# My Story of Reggie...



## annaleah (Jul 6, 2010)

This is the true story of how a little Arab gelding unexpectadly left hoofprints on my heart.......
 Chapter 1......


It was the summer of 2001, a hot one if I rememer correctly too. My husband, myself and my daughter,(who at the time was only a few months old) were havin lunch at the local diner in town. We had finished and paid and were walking out the door when one of my husbands friends...who we hadn't seen in a while approached us and started small talk. After a few minutes of chatting he mentioned that his sister had just gotten a horse that she, nor anyone else could get near. I listened quietly, but knew what he was getting at. He asked me to just go out and take a look at him and I sighed and said that we really couldn't afford a horse right now, and I glanced over at my hubby and he sighed and said go ahead, I'll take rose home with me and I'll see you later. I smiled and gave him and rose a kiss and headed out with our old friend. On the way he gave me a little background information on this little horse I was about to meet. He told me he was a gelding, about 3 yrs old, a grey and thinks he's an Arabian. Well, with my crazy love for Arabians, my eyes immediatly lit up! But he said not to get too excited cause he wasn't the prettiest thing in the world, and I said come on, an ugly arabian? you must be joking. He went on to tell me that his previous owners had beaten him, and pretty badly, and that he hated people with a passion. So, I took a deep breath and prepared myself as we turned into the drive-way.......
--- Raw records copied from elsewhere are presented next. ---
__device__ __forceinline__ void mfmaPanelRows(const double* sA, const double* sX, dbl4 acc[4], int t) {
  const int wave = t >> 6, lane = t & 63;
  const int lr = lane & 15, lk = lane >> 4;
#pragma unroll
  for (int cb = 0; cb < 4; ++cb) acc[cb] = dbl4{0.0, 0.0, 0.0, 0.0};
#pragma unroll
  for (int kk = 0; kk < kTile; kk += 4) {
    const double av = sA[(16 * wave + lr) * kLd + kk + lk];
#pragma unroll
    for (int cb = kk >> 4; cb < 4; ++cb)
      acc[cb] = __builtin_amdgcn_mfma_f64_16x16x4f64(av, sX[(16 * cb + lr) * kLd + kk + lk], acc[cb], 0, 0, 0);
  }
}
__device__ __forceinline__ void storePanelRows(double* A, int64_t ld, const dbl4 acc[4], int t) {
  const int wave = t >> 6, lane = t & 63;
#pragma unroll
  for (int cb = 0; cb < 4; ++cb)
#pragma unroll
    for (int reg = 0; reg < 4; ++reg)
      gmemw(A)[(int64_t)(16 * wave + (lane >> 4) + 4 * reg) * ld + 16 * cb + (lane & 15)] = acc[cb][reg];
}
__device__ __forceinline__ void panelRowsToLds(double* s, const dbl4 acc[4], int t) {
  const int wave = t >> 6, lane = t & 63;
#pragma unroll
  for (int cb = 0; cb < 4; ++cb)
#pragma unroll
    for (int reg = 0; reg < 4; ++reg) s[(16 * wave + (lane >> 4) + 4 * reg) * kLd + 16 * cb + (lane & 15)] = acc[cb][reg];
}
__device__ __forceinline__ int diagRb(int wave, int e) { return wave == 0 ? (e == 0 ? 0 : 1) : (wave == 1 ? 2 : 3); }
__device__ __forceinline__ int diagCb(int wave, int e) { return wave == 0 ? (e == 0 ? 0 : e - 1) : (wave == 3 ? 2 + e : e); }
__device__ __forceinline__ int diagN(int wave) { return wave < 2 ? 3 : 2; }
__device__ __forceinline__ void mfmaDiagNT(const double* sL, dbl4 acc[3], int t) {
  const int wave = t >> 6, lane = t & 63;
  const int lr = lane & 15, lk = lane >> 4;
  const int n = diagN(wave);
  int ra[3], rb[3];
#pragma unroll
  for (int e = 0; e < 3; ++e) {
    ra[e] = (16 * diagRb(wave, e) + lr) * kLd + lk;
    rb[e] = (16 * diagCb(wave, e) + lr) * kLd + lk;
    acc[e] = dbl4{0.0, 0.0, 0.0, 0.0};
  }
#pragma unroll 4
  for (int kk = 0; kk < kTile; kk += 4) {
#pragma unroll
    for (int e = 0; e < 3; ++e)
      if (e < n) acc[e] = __builtin_amdgcn_mfma_f64_16x16x4f64(sL[ra[e] + kk], sL[rb[e] + kk], acc[e], 0, 0, 0);
  }
}
__device__ __forceinline__ int64_t diagAt(int wave, int e, int reg, int lane, int64_t ld) {
  return (int64_t)(16 * diagRb(wave, e) + (lane >> 4) + 4 * reg) * ld + 16 * diagCb(wave, e) + (lane & 15);
}
__device__ __forceinline__ void loadCDiag(const double* A, int64_t ld, dbl4 c[3], int t) {
  const int wave = t >> 6, lane = t & 63, n = diagN(wave);
#pragma unroll
  for (int e = 0; e < 3; ++e)
    if (e < n)
#pragma unroll
      for (int reg = 0; reg < 4; ++reg) c[e][reg] = gmem(A)[diagAt(wave, e, reg, lane, ld)];
}
__device__ __forceinline__ void storeDiagSub(double* A, int64_t ld, const dbl4 c[3], const dbl4 acc[3], int t) {
  const int wave = t >> 6, lane = t & 63, n = diagN(wave);
#pragma unroll
  for (int e = 0; e < 3; ++e)
    if (e < n)
#pragma unroll
      for (int reg = 0; reg < 4; ++reg) gmemw(A)[diagAt(wave, e, reg, lane, ld)] = c[e][reg] - acc[e][reg];
}
__device__ __forceinline__ void diagSubToLds(double* s, const dbl4 c[3], const dbl4 acc[3], int t) {
  const int wave = t >> 6, lane = t & 63, n = diagN(wave);
#pragma unroll
  for (int e = 0; e < 3; ++e)
    if (e < n)
#pragma unroll
      for (int reg = 0; reg < 4; ++reg) s[diagAt(wave, e, reg, lane, kLd)] = c[e][reg] - acc[e][reg];
}

struct WgSync {
  __device__ __forceinline__ void operator()() const { ldsBarrier(); }
};
template <class Sync = WgSync>
__device__ __forceinline__ void panelRhsVector(const double* sX, const double* sy, double* sz, double* sP, int t,
                                               Sync sync = Sync()) {
  const int c = t & 63, q = t >> 6;
  double a = 0.0;
#pragma unroll
  for (int r = 16 * q; r < 16 * q + 16; ++r) a += (r >= c) ? sX[r * kLd + c] * sy[r] : 0.0;
  sP[q * kTile + c] = a;
  sync();
  if (t < kTile) sz[t] = (sP[t] + sP[kTile + t]) + (sP[2 * kTile + t] + sP[3 * kTile + t]);
  sync();
}

__device__ __forceinline__ double panelRhsRow(const double* sA, const double* sz, int t) {
  const int row = t >> 2, q = t & 3;
  double a = 0.0;
#pragma unroll
  for (int c = 16 * q; c < 16 * q + 16; ++c) a += sA[row * kLd + c] * sz[c];
  a += __shfl_xor(a, 1, 64);
  a += __shfl_xor(a, 2, 64);
  return a;
}

template <class Sync = WgSync>
__device__ __forceinline__ void panelTile(const double* Aik, double* Lik, int64_t ld, double* worki, double* sA, const double* sX, const double* sz,
                          int t, double* defer = nullptr, Sync sync = Sync()) {
  loadTile(Aik, ld, 0, 0, sA, t);
  sync();
  dbl4 acc[4];
  mfmaPanelRows(sA, sX, acc, t);
  {
    const int row = t >> 2, q = t & 3;
    const double a = panelRhsRow(sA, sz, t);
    if (q == 0) {
      if (defer) defer[row] = a;
      else worki[row] -= a;
    }
  }
  sync();
  storePanelRows(Lik, ld, acc, t);
}


constexpr int kBsThreads = 1024;
constexpr int kBsPre = 3;
struct BsOps {
  double2 v[kBsPre][2];
  double2 li[2];
};
template <bool UPPER>
__device__ __forceinline__ const double* bsTile(const double* S, int64_t ld, int I, int i) {
  return UPPER ? S + (int64_t)I * kTile * ld + i * kTile : S + (int64_t)i * kTile * ld + I * kTile;
}
template <bool UPPER>
__device__ __forceinline__ void bsLoad(const double* S, int64_t ld, const double* Linv, const int* lst, int I, int vt,
                                       BsOps& o) {
  const int c2 = 2 * (vt & 31), rg = vt >> 5;
#ifdef OKG_BS_DUMMY_DIAG
  const int dummy = I;
#else
  const int dummy = lst[0] > 0 ? lst[1] : I;
#endif
#pragma unroll
  for (int m = 0; m < kBsPre; ++m) {
    const double* Lt = bsTile<UPPER>(S, ld, I, m < lst[0] ? lst[1 + m] : dummy) + c2;
#pragma unroll
    for (int u = 0; u < 2; ++u) o.v[m][u] = *gmem(reinterpret_cast<const double2*>(Lt + (int64_t)(rg + 32 * u) * ld));
  }
  const double* Li = Linv + (int64_t)I * kTile * kTile + c2;
#pragma unroll
  for (int u = 0; u < 2; ++u) o.li[u] = *gmem(reinterpret_cast<const double2*>(Li + (rg + 32 * u) * kTile));
}
__device__ __forceinline__ double sum32(const double* p) {
  double a[8];
#pragma unroll
  for (int k = 0; k < 8; ++k) a[k] = (p[kTile * k] + p[kTile * (k + 8)]) + (p[kTile * (k + 16)] + p[kTile * (k + 24)]);
  return ((a[0] + a[1]) + (a[2] + a[3])) + ((a[4] + a[5]) + (a[6] + a[7]));
}
template <bool UPPER>
__device__ __noinline__ double2 bsExtra(const double* S, int64_t ld, int T, const uint8_t* nz, int last, int I,
                                        const double* sx, int vt, double ax, double ay) {
  const int c2 = 2 * (vt & 31), rg = vt >> 5;
  for (int i = last + 1; i < T; ++i) {
    if (!nz[i * T + I]) continue;
    const double* Lt = bsTile<UPPER>(S, ld, I, i) + c2;
    const double* xi = sx + i * kTile + rg;
#pragma unroll
    for (int u = 0; u < 2; ++u) {
      const double2 v = *gmem(reinterpret_cast<const double2*>(Lt + (int64_t)(rg + 32 * u) * ld));
      ax += v.x * xi[32 * u];
      ay += v.y * xi[32 * u];
    }
  }
  return double2{ax, ay};
}
template <bool UPPER>
__device__ __forceinline__ void bsPartial(const double* S, int64_t ld, int T, const uint8_t* nz, const int* lst, int I,
                                          const BsOps& c, const double* sx, double* sA, int vt) {
  const int c2 = 2 * (vt & 31), rg = vt >> 5;
  double ax = 0.0, ay = 0.0;
#pragma unroll
  for (int m = 0; m < kBsPre; ++m) {
    const bool on = m < lst[0];
    const double* xi = sx + (on ? lst[1 + m] : I) * kTile + rg;
#pragma unroll
    for (int u = 0; u < 2; ++u) {
      ax += (on ? c.v[m][u].x : 0.0) * xi[32 * u];
      ay += (on ? c.v[m][u].y : 0.0) * xi[32 * u];
    }
  }
  if (lst[0] == kBsPre) {
    const double2 e = bsExtra<UPPER>(S, ld, T, nz, lst[kBsPre], I, sx, vt, ax, ay);
    ax = e.x;
    ay = e.y;
  }
  sA[rg * kTile + c2] = ax;
  sA[rg * kTile + c2 + 1] = ay;
}
__device__ __forceinline__ void bsDiag(const BsOps& c, const double* sy, double* sA, int vt) {
  const int c2 = 2 * (vt & 31), rg = vt >> 5;
  double bx = 0.0, by = 0.0;
#pragma unroll
  for (int u = 0; u < 2; ++u) {
    const int r = rg + 32 * u;
    bx += (r >= c2) ? c.li[u].x * sy[r] : 0.0;
    by += (r >= c2 + 1) ? c.li[u].y * sy[r] : 0.0;
  }
  sA[rg * kTile + c2] = bx;
  sA[rg * kTile + c2 + 1] = by;
}
__device__ __forceinline__ void bsList(const uint8_t* nz, int T, int I, int* lst) {
  int n = 0;
  for (int i = I + 1; i < T && n < kBsPre; ++i)
    if (nz[i * T + I]) lst[1 + n++] = i;
  lst[0] = n;
}
__device__ __forceinline__ void gnFinalizeRow(const DevProblem& P, size_t i, double x) {
  const double dg = gmem(P.diagF)[i], sc = gmem(P.sF)[i], g = gmem(P.gF)[i];
  P.yF[i] = x;
  P.gnF[i] = -dg * x;
  const double gr = sc * g / dg;
  P.dgF[i] = gr;
  P.vF[i] = gr / dg;
}
__device__ __forceinline__ bool gapRow(const DevProblem& P, int w, int e) {
  const int g0 = P.win_sgap[2 * w];
  return e >= g0 && e < g0 + P.win_sgap[2 * w + 1];
}
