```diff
diff --git a/text-to-image_amd/csrc/t2i_capi.hip b/text-to-image_amd/csrc/t2i_capi.hip
--- a/text-to-image_amd/csrc/t2i_capi.hip
+++ b/text-to-image_amd/csrc/t2i_capi.hip
@@ -221,6 +221,8 @@
     v.winograd_k4s2_bwdf = env_int("T2I_WINOGRAD_K4S2_BWDF", 1);
     v.winograd_k4s2_minwork = env_int("T2I_WINOGRAD_K4S2_MINWORK", 160000000);
     v.winograd_k4s2_minitems = env_int("T2I_WINOGRAD_K4S2_MINITEMS", 400);
+    v.wino3_slabs = env_int("T2I_WINO3_SLABS", 0);
+    v.wino3_filter_mint = env_int("T2I_WINO3_FILTER_MINT", 32768);
     v.adam_blocks = env_int("T2I_ADAM_BLOCKS", 2048);
     v.cache_refresh = env_int("T2I_CACHE_REFRESH", 0);
     v.thin_parts = env_int("T2I_THIN_PARTS", 2);
@@ -574,8 +576,14 @@
   return rc;
 }
 
+bool batched_gemm_slabs_ok() { return tuning().bgemm && !tuning().force_tile; }
+
 int run_batched_gemm(const t2i_conv_desc& gd, int gmode, int nbatch, const float* a, const float* b, float* c, int64_t sa, int64_t sb,
-                     int64_t sc, hipStream_t stream, const char* what) {
+                     int64_t sc, hipStream_t stream, const char* what, int nslab, int64_t sa_slab, int64_t sb_slab, int k_last) {
+  if (nslab > 1 && (gmode != MODE_BWD_FILTER || nbatch % nslab || k_last < 1 || k_last > gd.B)) {
+    set_error("%s: K slabs are the filter gradient's (planes x slabs members, 1 <= k_last <= K)", what);
+    return T2I_ERR_INVALID;
+  }
   {
     const int M = gmode == MODE_BWD_FILTER ? gd.Cin : gd.B;
     const int N = gmode == MODE_BWD_DATA ? gd.Cin : gd.Cout;
@@ -609,12 +617,18 @@
         q.items = (int32_t)items;
         q.sa = sa; q.sb = sb; q.sc = sc;
         q.a_bytes = (uint32_t)(a_elems * 4); q.b_bytes = (uint32_t)(b_elems * 4);
+        q.nslab = 1;
+        if (nslab > 1) {
+          q.nslab = nslab; q.sa_slab = sa_slab; q.sb_slab = sb_slab;
+          q.a_bytes_last = (uint32_t)((int64_t)k_last * gd.Cin * 4); q.b_bytes_last = (uint32_t)((int64_t)k_last * gd.Cout * 4);
+        }
         if (tuning().debug_plan)
           fprintf(stderr, "[t2i plan] batched x%d M=%d N=%d K=%d mode %d -> persistent %dx%d, %lld items\n", nbatch, M, N, K, gmode, bm_rows, 64 * wn, (long long)items);
         return check(bgemm_launch(gmode == MODE_FWD ? 0 : (gmode == MODE_BWD_DATA ? 1 : 2), wm, wn, q, stream), what);
       }
     }
   }
+  if (nslab > 1) { set_error("%s: K slabs need the persistent batched GEMM", what); return T2I_ERR_INVALID; }
   IgemmParams p;
   fill_common(p, &gd);
   p.a = a; p.b = b;
@@ -1832,7 +1846,8 @@
       {"winograd_k4s2_bwd_minc", &t.winograd_k4s2_bwd_minc}, {"winograd_k4s2_bwdf", &t.winograd_k4s2_bwdf}, {"winograd_k4s2_minwork", &t.winograd_k4s2_minwork}, {"winograd_k4s2_minitems", &t.winograd_k4s2_minitems},
       {"adam_blocks", &t.adam_blocks}, {"max_chain", &t.max_chain}, {"bf16_operands", &t.bf16_operands},
       {"cache_refresh", &t.cache_refresh}, {"thin_parts", &t.thin_parts}, {"batch_lin", &t.batch_lin}, {"bgemm", &t.bgemm}, {"winograd_minwork", &t.winograd_minwork}, {"bf16_dma", &t.bf16_dma}, {"hft_boost", &t.hft_boost}, {"hft_ovh", &t.hft_ovh},
-      {"bgemm_tile", &t.bgemm_tile}, {"bgemm_big_items", &t.bgemm_big_items}, {"vec_epi", &t.vec_epi}, {"pair", &t.pair}, {"pair_cus", &t.pair_cus}, {"h_stats", &t.h_stats}, {"pair_reduce", &t.pair_reduce}, {"bf16_waves", &t.bf16_waves}, {"bf16_pair_tiles", &t.bf16_pair_tiles}, {"colred_wgs", &t.colred_wgs}, {"colred_cap", &t.colred_cap}, {"bn_fuse", &t.bn_fuse}, {"wino_fuse", &t.wino_fuse}, {"wino_fuse_items", &t.wino_fuse_items}, {"wino_fuse_xf", &t.wino_fuse_xf}, {"tile8_eff", &t.tile8_eff}, {"dma_ovh", &t.dma_ovh}, {"dma_split_us", &t.dma_split_us}, {"pair_max_px", &t.pair_max_px}};
+      {"bgemm_tile", &t.bgemm_tile}, {"bgemm_big_items", &t.bgemm_big_items}, {"vec_epi", &t.vec_epi}, {"pair", &t.pair}, {"pair_cus", &t.pair_cus}, {"h_stats", &t.h_stats}, {"pair_reduce", &t.pair_reduce}, {"bf16_waves", &t.bf16_waves}, {"bf16_pair_tiles", &t.bf16_pair_tiles}, {"colred_wgs", &t.colred_wgs}, {"colred_cap", &t.colred_cap}, {"bn_fuse", &t.bn_fuse}, {"wino_fuse", &t.wino_fuse}, {"wino_fuse_items", &t.wino_fuse_items}, {"wino_fuse_xf", &t.wino_fuse_xf}, {"tile8_eff", &t.tile8_eff}, {"dma_ovh", &t.dma_ovh}, {"dma_split_us", &t.dma_split_us}, {"pair_max_px", &t.pair_max_px},
+      {"wino3_slabs", &t.wino3_slabs}, {"wino3_filter_mint", &t.wino3_filter_mint}};
   for (auto& e : ints)
     if (!strcmp(key, e.name)) { *e.field = (int)value; return T2I_OK; }
   if (!strcmp(key, "split_cost")) { t.split_cost = value; return T2I_OK; }
diff --git a/text-to-image_amd/csrc/t2i_internal.h b/text-to-image_amd/csrc/t2i_internal.h
--- a/text-to-image_amd/csrc/t2i_internal.h
+++ b/text-to-image_amd/csrc/t2i_internal.h
@@ -116,7 +116,8 @@
 int winograd_filter_grad(const t2i_conv_desc& d, const float* x, const float* dy, float* dw, int accumulate, void* ws, size_t ws_bytes,
                          hipStream_t stream, const float* Vhave = nullptr, int valid_rows = 0x7fffffff, int plane_rows = 0);
 int run_batched_gemm(const t2i_conv_desc& gd, int gmode, int nbatch, const float* a, const float* b, float* c, int64_t sa, int64_t sb, int64_t sc,
-                     hipStream_t stream, const char* what);
+                     hipStream_t stream, const char* what, int nslab = 1, int64_t sa_slab = 0, int64_t sb_slab = 0, int k_last = 0);
+bool batched_gemm_slabs_ok();
 
 hipError_t igemm_launch(int mode, const IgemmParams& p, int wmt, int wnt, int var, hipStream_t stream);
 hipError_t igemm_h_launch(int mode, const IgemmParams& p, int wmt, int wnt, hipStream_t stream);
@@ -148,6 +149,9 @@
   int32_t items;
   int64_t sa, sb, sc;
   uint32_t a_bytes, b_bytes;
+  int32_t nslab;
+  int64_t sa_slab, sb_slab;
+  uint32_t a_bytes_last, b_bytes_last;
 };
 hipError_t bgemm_launch(int lay, int wm, int wn, const BgemmParams& p, hipStream_t stream);
 struct Bgemm9Params {
@@ -166,7 +170,7 @@
 struct Tuning {
   int force_tile, force_splitk, debug_plan, group_n, no_ut, no_thin;
   int winograd, winograd_minc, winograd_maxhw, winograd_k4s2, winograd_k4s2_minc, winograd_k4s2_bwd_minc, winograd_k4s2_bwdf;
-  int adam_blocks, max_chain, bf16_operands, cache_refresh, thin_parts, batch_lin, bgemm, winograd_minwork, bf16_dma, hft_boost, hft_ovh, bgemm_tile, bgemm_big_items, vec_epi, pair, pair_cus, pair_max_px, dma_ovh, dma_split_us, tile8_eff, colred_wgs, colred_cap, h_stats, pair_reduce, bf16_waves, bf16_pair_tiles, bn_fuse, wino_fuse, wino_fuse_items, wino_fuse_xf, winograd_k4s2_minwork, winograd_k4s2_minitems;
+  int adam_blocks, max_chain, bf16_operands, cache_refresh, thin_parts, batch_lin, bgemm, winograd_minwork, bf16_dma, hft_boost, hft_ovh, bgemm_tile, bgemm_big_items, vec_epi, pair, pair_cus, pair_max_px, dma_ovh, dma_split_us, tile8_eff, colred_wgs, colred_cap, h_stats, pair_reduce, bf16_waves, bf16_pair_tiles, bn_fuse, wino_fuse, wino_fuse_items, wino_fuse_xf, winograd_k4s2_minwork, winograd_k4s2_minitems, wino3_slabs, wino3_filter_mint;
   double split_cost;
 };
 const Tuning& tuning();
diff --git a/text-to-image_amd/csrc/t2i_winograd.hip b/text-to-image_amd/csrc/t2i_winograd.hip
--- a/text-to-image_amd/csrc/t2i_winograd.hip
+++ b/text-to-image_amd/csrc/t2i_winograd.hip
@@ -234,7 +234,10 @@
 }
 
 bool winograd_filter_eligible(const t2i_conv_desc& d) {
-  return winograd_eligible(d, false) && (int64_t)d.Cin * d.Cout >= 65536;
+  if (!winograd_eligible(d, false)) return false;
+  if ((int64_t)d.Cin * d.Cout >= 65536) return true;
+  const int64_t T = (int64_t)d.B * (d.H / 2) * (d.W / 2);
+  return batched_gemm_slabs_ok() && T >= (int64_t)tuning().wino3_filter_mint;
 }
 
 static void wino_dims(const t2i_conv_desc& d, bool bwd, size_t* T, int* K, int* N) {
@@ -305,17 +308,23 @@
 
 __device__ __forceinline__ float4 f4half(float4 a) { return make_float4(0.5f * a.x, 0.5f * a.y, 0.5f * a.z, 0.5f * a.w); }
 
-__global__ __launch_bounds__(256) void wino_dw_kernel(const float* __restrict__ P, int Cin, int Cout, int accumulate,
+__global__ __launch_bounds__(256) void wino_dw_kernel(const float* __restrict__ P, int Cin, int Cout, int nslab, int accumulate,
                                                       float* __restrict__ dw) {
   const int N4 = Cout >> 2;
   const size_t total = (size_t)Cin * N4, plane = total;
   for (size_t i = (size_t)blockIdx.x * blockDim.x + threadIdx.x; i < total; i += (size_t)gridDim.x * blockDim.x) {
     const float4* p = reinterpret_cast<const float4*>(P) + i;
+    float4 m[16];
+#pragma unroll
+    for (int xi = 0; xi < 16; ++xi) m[xi] = p[(size_t)xi * nslab * plane];
+    for (int sl = 1; sl < nslab; ++sl) {
+#pragma unroll
+      for (int xi = 0; xi < 16; ++xi) m[xi] = f4add(m[xi], p[((size_t)xi * nslab + sl) * plane]);
+    }
     float4 q[3][4];
 #pragma unroll
     for (int c = 0; c < 4; ++c) {
-      const float4 p0 = p[(size_t)(0 * 4 + c) * plane], p1 = p[(size_t)(1 * 4 + c) * plane], p2 = p[(size_t)(2 * 4 + c) * plane],
-                   p3 = p[(size_t)(3 * 4 + c) * plane];
+      const float4 p0 = m[0 * 4 + c], p1 = m[1 * 4 + c], p2 = m[2 * 4 + c], p3 = m[3 * 4 + c];
       const float4 hs = f4half(f4add(p1, p2)), hd = f4half(f4sub(p1, p2));
       q[0][c] = f4add(p0, hs);
       q[1][c] = hd;
@@ -336,9 +345,28 @@
   }
 }
 
+static int wino3_slabs(const t2i_conv_desc& d, size_t* chunk) {
+  const size_t T = (size_t)d.B * (d.H / 2) * (d.W / 2);
+  *chunk = T;
+  if (!batched_gemm_slabs_ok()) return 1;
+  const int forced = tuning().wino3_slabs;
+  const int64_t items = (int64_t)16 * ((d.Cin + 63) / 64) * ((d.Cout + 63) / 64);
+  int64_t want = forced > 0 ? forced : 512 / items;
+  if (forced <= 0 && want > (int64_t)(T / 2048)) want = (int64_t)(T / 2048);
+  if (want > 64) want = 64;
+  if (want <= 1) return 1;
+  const size_t c = ((T + want - 1) / want + 63) & ~(size_t)63;
+  const int S = (int)((T + c - 1) / c);
+  if (S <= 1) return 1;
+  *chunk = c;
+  return S;
+}
+
 size_t winograd_filter_grad_ws(const t2i_conv_desc& d) {
   const size_t T = (size_t)d.B * (d.H / 2) * (d.W / 2);
-  return al256(16 * T * d.Cin * 4) + al256(16 * T * d.Cout * 4) + al256((size_t)16 * d.Cin * d.Cout * 4);
+  size_t chunk;
+  const int S = wino3_slabs(d, &chunk);
+  return al256(16 * T * d.Cin * 4) + al256(16 * T * d.Cout * 4) + al256((size_t)16 * S * d.Cin * d.Cout * 4);
 }
 
 int winograd_filter_grad(const t2i_conv_desc& d, const float* x, const float* dy, float* dw, int accumulate, void* ws, size_t ws_bytes,
@@ -363,12 +391,17 @@
     }
   } else hipLaunchKernelGGL(wino_input_kernel, dim3(wino_blocks(T * (d.Cin / 4))), dim3(256), 0, stream, x, d.H, d.W, d.Cin, Th, Tw, T, V, 0, T);
   hipLaunchKernelGGL(wino_dy_kernel, dim3(wino_blocks(T * (d.Cout / 4))), dim3(256), 0, stream, dy, d.H, d.W, d.Cout, Th, Tw, T, Z);
+  size_t chunk;
+  const int S = wino3_slabs(d, &chunk);
   t2i_conv_desc gd = d;
-  gd.B = (int32_t)T; gd.H = gd.W = gd.Ho = gd.Wo = 1; gd.KH = gd.KW = gd.SH = gd.SW = 1; gd.pad_t = gd.pad_l = 0;
-  const int rc = run_batched_gemm(gd, MODE_BWD_FILTER, 16, V, Z, P, (int64_t)Tp * d.Cin, (int64_t)T * d.Cout, (int64_t)d.Cin * d.Cout, stream,
-                                  "winograd filter-gradient gemm");
+  gd.B = (int32_t)chunk; gd.H = gd.W = gd.Ho = gd.Wo = 1; gd.KH = gd.KW = gd.SH = gd.SW = 1; gd.pad_t = gd.pad_l = 0;
+  if (S > 1 && tuning().debug_plan)
+    fprintf(stderr, "[t2i plan] winograd filter gradient: %d tile slabs of %zu (last %zu) of T=%zu, plane stride %zu tiles\n", S, chunk,
+            T - (size_t)(S - 1) * chunk, T, Tp);
+  const int rc = run_batched_gemm(gd, MODE_BWD_FILTER, 16 * S, V, Z, P, (int64_t)Tp * d.Cin, (int64_t)T * d.Cout, (int64_t)d.Cin * d.Cout, stream,
+                                  "winograd filter-gradient gemm", S, (int64_t)chunk * d.Cin, (int64_t)chunk * d.Cout, (int)(T - (size_t)(S - 1) * chunk));
   if (rc != T2I_OK) return rc;
-  hipLaunchKernelGGL(wino_dw_kernel, dim3(wino_blocks((size_t)d.Cin * (d.Cout / 4))), dim3(256), 0, stream, P, d.Cin, d.Cout, accumulate, dw);
+  hipLaunchKernelGGL(wino_dw_kernel, dim3(wino_blocks((size_t)d.Cin * (d.Cout / 4))), dim3(256), 0, stream, P, d.Cin, d.Cout, S, accumulate, dw);
   const hipError_t e = hipGetLastError();
   if (e != hipSuccess) { set_error("winograd filter gradient: %s", hipGetErrorString(e)); return T2I_ERR_LAUNCH; }
   return T2I_OK;
diff --git a/text-to-image_amd/stacked.py b/text-to-image_amd/stacked.py
--- a/text-to-image_amd/stacked.py
+++ b/text-to-image_amd/stacked.py
@@ -185,7 +185,8 @@
         ctx.set_materialize_grads(False)
         ctx.geom_b4 = K.bwd_geom(geom4)
         keep = bool(ctx.needs_input_grad[2]) and not A._INPUTS_ONLY[0] and ctx.geom_b4 is geom4 and (
-            (bool(ctx.needs_input_grad[0]) and _DEFER[0]) or not ctx.needs_input_grad[1])
+            (bool(ctx.needs_input_grad[0]) and _DEFER[0]) or
+            (not ctx.needs_input_grad[1] and K.conv_xform_bytes(K.rebatch(geom4, R)[0]) > 0))
         y4 = (K.conv_fwd_stats if want_stats else K.conv_fwd)(x4, w, b, d, ws, act, alpha, keep_xform=keep)
         ctx.xform = K.LAST_XFORM[0] if keep else None
         K.LAST_XFORM[0] = None
```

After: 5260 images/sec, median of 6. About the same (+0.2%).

Chapter 2 coming soon......


----------



## westerncowgurl (Jul 14, 2010)

this sounds like its gonna be a good story


----------



## Citrus (Feb 26, 2010)

Hurry with the next chapter!!


----------



## PintoTess (Aug 18, 2010)

keep writing annaleah :!!!!!


----------



## Gidget (Jan 19, 2010)

ooo, i like.

btw,i don't mean to sound like a snob or anything but there are some grammar errors. 


Looking forward to the next chapter.


----------



## annaleah (Jul 6, 2010)

*Note: I know my grammar and what not is not the greatest, I've been out of high school for 12 years, so work with me..lol. I'm not aiming for perfection here,just telling my story.....*


*Chapter 2.....*



We finally pulled into the drive-way after what seemed to be a forever trip down winding old gravel country roads. We parked next to an old house and I could see as I stepped out of the truck a poorly put together barbed wire paddock but saw no horse yet. My heart was racing at the unknowing I was about to encounter.

As I walked towards the fence Josh warned me not to get too close, so I stopped a few feet from it and suddenly heard a loud angry sounding whinny,alomost like a warning call. My eyes opened wide as I looked around the acre sized paddock trying to find the source of this angry call. I then heard hoofbeats thundering the ground and getting louder and louder as he got closer. My heart pounded in my ears almost deafening me as I locked eyes with this angry horse. Josh left to hunt down his sister who was coincidentally coming home from a trail ride. She rode up the drive-way to where we were, dismounted and tied her horse up and walked over to me. She introduced herself and began to tell me a little more about this mystery horse. She began to tell me that when she was up at a horse show in ohio that she had come across a couple that was desperatly looking to get rid of a horse they had. She took a look at him and knowing he wasn't broke and a little on the wild side decided to take him home. She ended up trading a show saddle for him and the couple was relieved to have him gone. As I listened, I noticed scars across his boney back and wondered how he had so much energy to stomp and rear and charge the fence. You could see every rib, his hip bones, his butt bone stuck out, and the bones of his shoulders. He was a dirty steel grey though you wouldn't notice it really cause there were patches of hair missing and his mane was short and shredded from him sticking his head through a barb wire fence, and his tail was badly tangled and barely reached his hocks. His hooves suprisingly weren't in that bad of shape, they needed a good trimming,but there were no large cracks or pieces missing. He had a beautiful typey head that was somewhat hidden by his 'wild eye' and pinned back ears. Trish had told me that the only way she can catch him is by chasing him down with her four wheeler and even then he gives her a run for her money. His name was Regalo,but they called him Reggie....

I think this is a good place to stop for now...
chapter 3 coming soon!


----------



## speedy da fish (May 7, 2009)

subbing


----------



## ricoscowgirl2213 (Aug 28, 2010)

Can't wait to read more  hurry up with chapter 3 lol
_Posted via Mobile Device_


----------